Unlike Canada's maple leaf, the image of the Silver Fern is asymmetrical, not balanced, and, therefore, has difficulty in providing the required symbolism in each of the different directions.
When you look at other Nations' emblems, most of them are symmetrical, the Scottish Thistle, Welsh Feathers and Japan's Cherry Blossom. Also, the Scottish Thistle and Welsh Feathers are on their soldiers' war graves and yet those emblems are not used on the country's national flag.
In fact, none of the Commonwealth's gravestones use their country's flag, but they are buried under their service emblem or the emblem of their country.
As the image of the Lockwood flag has been marketed in the standard orientation of a flag, flying left to right, we have forgotten about the other orientations that a flag might be subjected to.
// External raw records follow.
struct BlockSync { __device__ __forceinline__ void operator()() const { __syncthreads(); } };
struct NoHook { __device__ __forceinline__ void operator()() const {} };
struct NoArrival { __device__ __forceinline__ fc operator()(fc v, int) const { return v; } };
template <int FRAMES> struct FrameSet { fc f[FRAMES]; };
struct StageTwiddles { float4 w[8]; };
struct TwiddlesFromTable {};
template <int SIGN, int R3, bool LEAN, int ROUNDS = 0, int FRAMES = 1, typename Load, typename Prep, typename Store, typename Sync = BlockSync, typename LastRead = NoHook,
          typename Requested = NoHook, typename FirstWritten = NoHook, typename Arrived = NoArrival, typename TwRegs = TwiddlesFromTable>
__device__ __forceinline__ void fftFast(float2 *lds2, const float4 *__restrict__ twA, const float4 *__restrict__ twB, Load load, Prep prep, Store store,
                                        const int t = threadIdx.x, Sync sync = Sync(), LastRead lastRead = LastRead(), Requested requested = Requested(),
                                        FirstWritten firstWritten = FirstWritten(), Arrived arrived = Arrived(), TwRegs twRegs = TwRegs()) {
	static_assert(FRAMES == 1 || FRAMES == 2, "one frame, or two in lockstep");
	constexpr int MA = 16*R3, BUF = 17*MA;
	constexpr bool TW_REGS = std::is_same<TwRegs, StageTwiddles>::value;
	static_assert(!(TW_REGS && LEAN), "the lean tables have no register form");
	fc *lds = reinterpret_cast<fc *>(lds2);
	auto prepOf = [&](int j, int idx, int f) { if constexpr (FRAMES == 1) return prep(j, idx); else return prep(j, idx, f); };
	auto storeOf = [&](int j, fc u, auto r, int idx, int f) { if constexpr (FRAMES == 1) store(j, u, r, idx); else store(j, u, r, idx, f); };
	fc v[FRAMES][16];
	if (t < MA) {
#pragma unroll
		for (int k = 0; k < 16; ++k) {
			if constexpr (FRAMES == 1) v[0][k] = load(t + MA*k, k);
			else {
				const FrameSet<FRAMES> both = load(t + MA*k, k);
#pragma unroll
				for (int f = 0; f < FRAMES; ++f) v[f][k] = both.f[f];
			}
		}
	}
	requested();
	if (t < MA) {
#pragma unroll
		for (int f = 0; f < FRAMES; ++f) {
#pragma unroll
			for (int k = 0; k < 16; ++k) {
				if constexpr (FRAMES == 1) v[f][k] = arrived(v[f][k], t + MA*k);
				else v[f][k] = arrived(v[f][k], t + MA*k, k, f);
			}
		}
		fc w[16];
		if constexpr (LEAN) {
			const float4 a = twA[t], b = twA[MA + t], c = twA[2*MA + t];
			w[1] = fmake(a.x, a.y); w[2] = fmake(a.z, a.w); w[3] = fmake(b.x, b.y); w[4] = fmake(b.z, b.w);
			w[8] = fmake(c.x, c.y); w[12] = fmake(c.z, c.w);
#pragma unroll
			for (int hi = 4; hi <= 12; hi += 4) {
#pragma unroll
				for (int lo = 1; lo < 4; ++lo) w[hi + lo] = fmul<false>(w[hi], w[lo]);
			}
		} else {
			float4 wA[8];
#pragma unroll
			for (int i = 0; i < 8; ++i) {
				if constexpr (TW_REGS) wA[i] = twRegs.w[i];
				else wA[i] = twA[i*MA + t];
			}
#pragma unroll
			for (int n = 1; n < 16; ++n) {
				const float4 pr = wA[(n - 1) >> 1];
				w[n] = ((n - 1) & 1) ? fmake(pr.z, pr.w) : fmake(pr.x, pr.y);
			}
		}
#pragma unroll
		for (int f = 0; f < FRAMES; ++f) dft16<SIGN>(v[f]);
#pragma unroll
		for (int f = 0; f < FRAMES; ++f) {
#pragma unroll
			for (int pos = 0; pos < 16; ++pos) {
				const int n = (pos >> 2) + 4*(pos & 3);
				lds[f*BUF + 17*t + n] = n > 0 ? mulTwiddle<SIGN>(v[f][pos], w[n]) : v[f][pos];
			}
		}
	}
	firstWritten();
	sync();
	const int p = t >> 4, q0 = t & 15;
	if (t < MA) {
#pragma unroll
		for (int f = 0; f < FRAMES; ++f) {
#pragma unroll
			for (int k = 0; k < 16; ++k) v[f][k] = lds[f*BUF + q0 + 17*(p + R3*k)];
		}
	}
	sync();
	if (t < MA) {
		float4 wB[8];
#pragma unroll
		for (int i = 0; i < 8; ++i) wB[i] = twB[i*R3 + p];
#pragma unroll
		for (int f = 0; f < FRAMES; ++f) dft16<SIGN>(v[f]);
#pragma unroll
		for (int f = 0; f < FRAMES; ++f) {
#pragma unroll
			for (int pos = 0; pos < 16; ++pos) {
				const int n = (pos >> 2) + 4*(pos & 3);
				fc val = v[f][pos];
				if (n > 0) {
					const float4 pr = wB[(n - 1) >> 1];
					val = mulTwiddle<SIGN>(val, ((n - 1) & 1) ? fmake(pr.z, pr.w) : fmake(pr.x, pr.y));
				}
				lds[f*BUF + q0 + 256*p + 16*n] = val;
			}
		}
	}
	sync();
	if (t < 256) {
		constexpr int G = LastStage<R3>::G, RA = LastStage<R3>::RA;
		fc u[FRAMES][R3];
#pragma unroll
		for (int f = 0; f < FRAMES; ++f) {
#pragma unroll
			for (int k = 0; k < R3; ++k) u[f][k] = lds[f*BUF + t + 256*k];
		}
		lastRead();
		constexpr int CHUNK = ROUNDS ? R3/ROUNDS : (R3 <= 12 ? R3 : (R3 == 24 ? 6 : 5));
		decltype(prepOf(0, 0, 0)) ready[FRAMES][CHUNK];
#pragma unroll
		for (int f = 0; f < FRAMES; ++f) {
#pragma unroll
			for (int i = 0; i < CHUNK; ++i) {
				const int e = i/G, c = i - G*e;
				ready[f][i] = prepOf(t + 256*(e + RA*c), e + RA*c, f);
			}
		}
#pragma unroll
		for (int f = 0; f < FRAMES; ++f) dftLast<SIGN, R3>(u[f]);
#pragma unroll
		for (int f = 0; f < FRAMES; ++f) {
#pragma unroll
			for (int p0 = 0; p0 < R3; p0 += CHUNK) {
				if (p0 > 0) {
#pragma unroll
					for (int i = 0; i < CHUNK; ++i) {
						const int pos = p0 + i, e = pos/G, c = pos - G*e;
						if (pos < R3) ready[f][i] = prepOf(t + 256*(e + RA*c), e + RA*c, f);
					}
				}
#pragma unroll
				for (int i = 0; i < CHUNK; ++i) {
					const int pos = p0 + i, e = pos/G, c = pos - G*e;
					if (pos < R3) storeOf(t + 256*(e + RA*c), u[f][pos], ready[f][i], e + RA*c, f);
				}
			}
		}
	}
}

constexpr int fastBlockThreads(int R3) { return 16*R3 > 256 ? 16*R3 : 256; }

__device__ __forceinline__ bool hopWantsAnalysis(const HopDesc &hd, int which) {
	return (hd.flags & HOP_ACTIVE) && (hd.flags & HOP_NEW_SPECTRUM) && !(hd.flags & HOP_PREANALYSED) && (!which || (hd.flags & HOP_REANALYSE_PREV));
}

// ... 14 lines not shown
	if (slot > 0) r = make_float2(fmaf(xi, w.z, r.x), fmaf(xi, w.w, r.y));
	return r;
}
__device__ __forceinline__ float2 analysisSamples(const float *x0, const float *x1, int m, int slot) {
	return make_float2(slot < 15 ? x0[m] : 0.f, slot > 0 ? x1[m] : 0.f);
}
__device__ __forceinline__ float2 analysisElement(float4 w, const float *x0, const float *x1, int m, int slot) {
	const float2 x = analysisSamples(x0, x1, m, slot);
	return analysisElement(w, x.x, x.y, slot);
}
__device__ __forceinline__ fc leanModulation(float2 hb, int k, int per) {
	const float ang = 3.14159265358979323846f*float(k)/float(per);
	return fmulExpr(fpack(hb), fmake(__builtin_cosf(ang), -__builtin_sinf(ang)));
}
__device__ __forceinline__ void storeWindowed(float *dst, int m, fc u, fc tw, float wRe, float wIm, int B, int H) {
	const int halfB = B/2;
	const fc v = fmulc(u, tw);
	if (m < B - halfB) dst[m + halfB] = (2*v.x)*wRe;
	if (m >= H - halfB) dst[m - H + halfB] = (2*v.y)*wIm;
}
__device__ __forceinline__ void storeWindowed(float *dst, int m, fc u, float4 r, int B, int H) {
	storeWindowed(dst, m, u, fmake(r.x, r.y), r.z, r.w, B, H);
}

template <int R3, bool LEAN>
__global__ __launch_bounds__(fastBlockThreads(R3)) __attribute__((amdgpu_waves_per_eu(4, 4))) void kAnalyseFast(DevBatch d, IoArgs io, int sBase, int hopBase, int lateOnly) {
	extern __shared__ __attribute__((aligned(16))) unsigned char smemRaw[];
	float2 *lds = reinterpret_cast<float2 *>(smemRaw);
	const BlockCoord bc = xcdAwareBlock();
	const int k = bc.x;
	const int c = bc.y >> 1;
	const int which = bc.y & 1;
	const int s = bc.s;
	const HopDesc hd = d.hops[(size_t)(sBase + s)*d.hopStride + hopBase + k];
	if (!hopWantsAnalysis(hd, which)) return;
	if (lateOnly && analysisWindowInCall(d.B, d.M, d.I, hd.inputOffset, which, io.inSamples[sBase + s])) return;
	const int B = d.B, H = d.M, halfB = B/2, N = d.N;
	const int base = hd.inputOffset - (which ? d.I : 0) - B;
	const float *x = io.in + (size_t)(sBase + s)*io.inStreamStride + (size_t)c*io.inChannelStride;
	const float *hist = d.hist + ((size_t)(sBase + s)*d.C + c)*(size_t)d.histPitch + d.histBase[d.histCur][sBase + s] + d.histLen;
	const float2 *__restrict__ winA = d.winA, *__restrict__ winB = d.winB;
	float2 *dst = (which ? d.Xprev : d.Xcur) + rowOf(d, s, k, c);
	auto prep = [](int, int) { return 0; };
	auto store = [&](int j, fc u, int, int) { storeHalfBin(dst, j, u, H, N); };
	constexpr int MA = 16*R3;
	const float4 *__restrict__ twA = LEAN ? d.twA6 : d.twA4;
	const float2 *__restrict__ win2 = d.win2;
	const float2 hb = LEAN ? d.halfTw[min((int)threadIdx.x, MA - 1)] : make_float2(0.f, 0.f);
	if (base >= 0 && H - halfB == MA && B - halfB == 15*MA) {
		const float *x0 = x + base + halfB, *x1 = x + base - H + halfB;
		const float4 *__restrict__ win4 = d.win4;
		fftFast<-1, R3, LEAN>(lds, twA, d.twB4,
			[&](int m, int slot) {
				if constexpr (LEAN) {
					const float2 w = win2[m];
					float2 z = make_float2(0.f, 0.f);
					if (slot < 15) z.x = x0[m]*w.x;
					if (slot > 0) z.y = x1[m]*w.y;
					return fmul<false>(fpack(z), leanModulation(hb, slot, 32));
				} else {
					return fpack(analysisElement(win4[m], x0, x1, m, slot));
				}
			}, prep, store);
		return;
	}
	fftFast<-1, R3, LEAN>(lds, twA, d.twB4,
		[&](int m, int slot) {
			float xr = 0, xi = 0;
			if (m < B - halfB) { int src = base + m + halfB; xr = (src >= 0) ? x[src] : hist[src]; }
			if (m >= H - halfB) { int src = base + m - H + halfB; xi = (src >= 0) ? x[src] : hist[src]; }
			if constexpr (LEAN) {
				const float2 w = win2[m];
				return fmul<false>(fmake(xr*w.x, xi*w.y), leanModulation(hb, slot, 32));
			} else {
				const float2 a = winA[m], b = winB[m];
				return fmake(fmaf(xi, b.x, xr*a.x), fmaf(xi, b.y, xr*a.y));
			}
		}, prep, store);
}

One of the most common orientations is the flag pole projecting out at an angle and the flag flying at a downward angle. This orientation will also put the Silver Fern in a downward angle, making the fern look as if it is beginning to wilt.
Worse still, if the flag is hung vertically downwards, the orientation of the Silver Fern on the Lockwood flag would simply look limp and broken. Not the sort of thing that would invoke pride in a nation.
Looking at the Lockwood flag in the four different orientations, only one out of the four properly represents the Silver Fern, the other three orientations let it down. It looks great on paper but fails in reality.
The Silver Fern is a bold emblem for New Zealand, but the time when it supposed to invoke national pride, the use of our country's flag, I'm sorry to say, it simply doesn't work.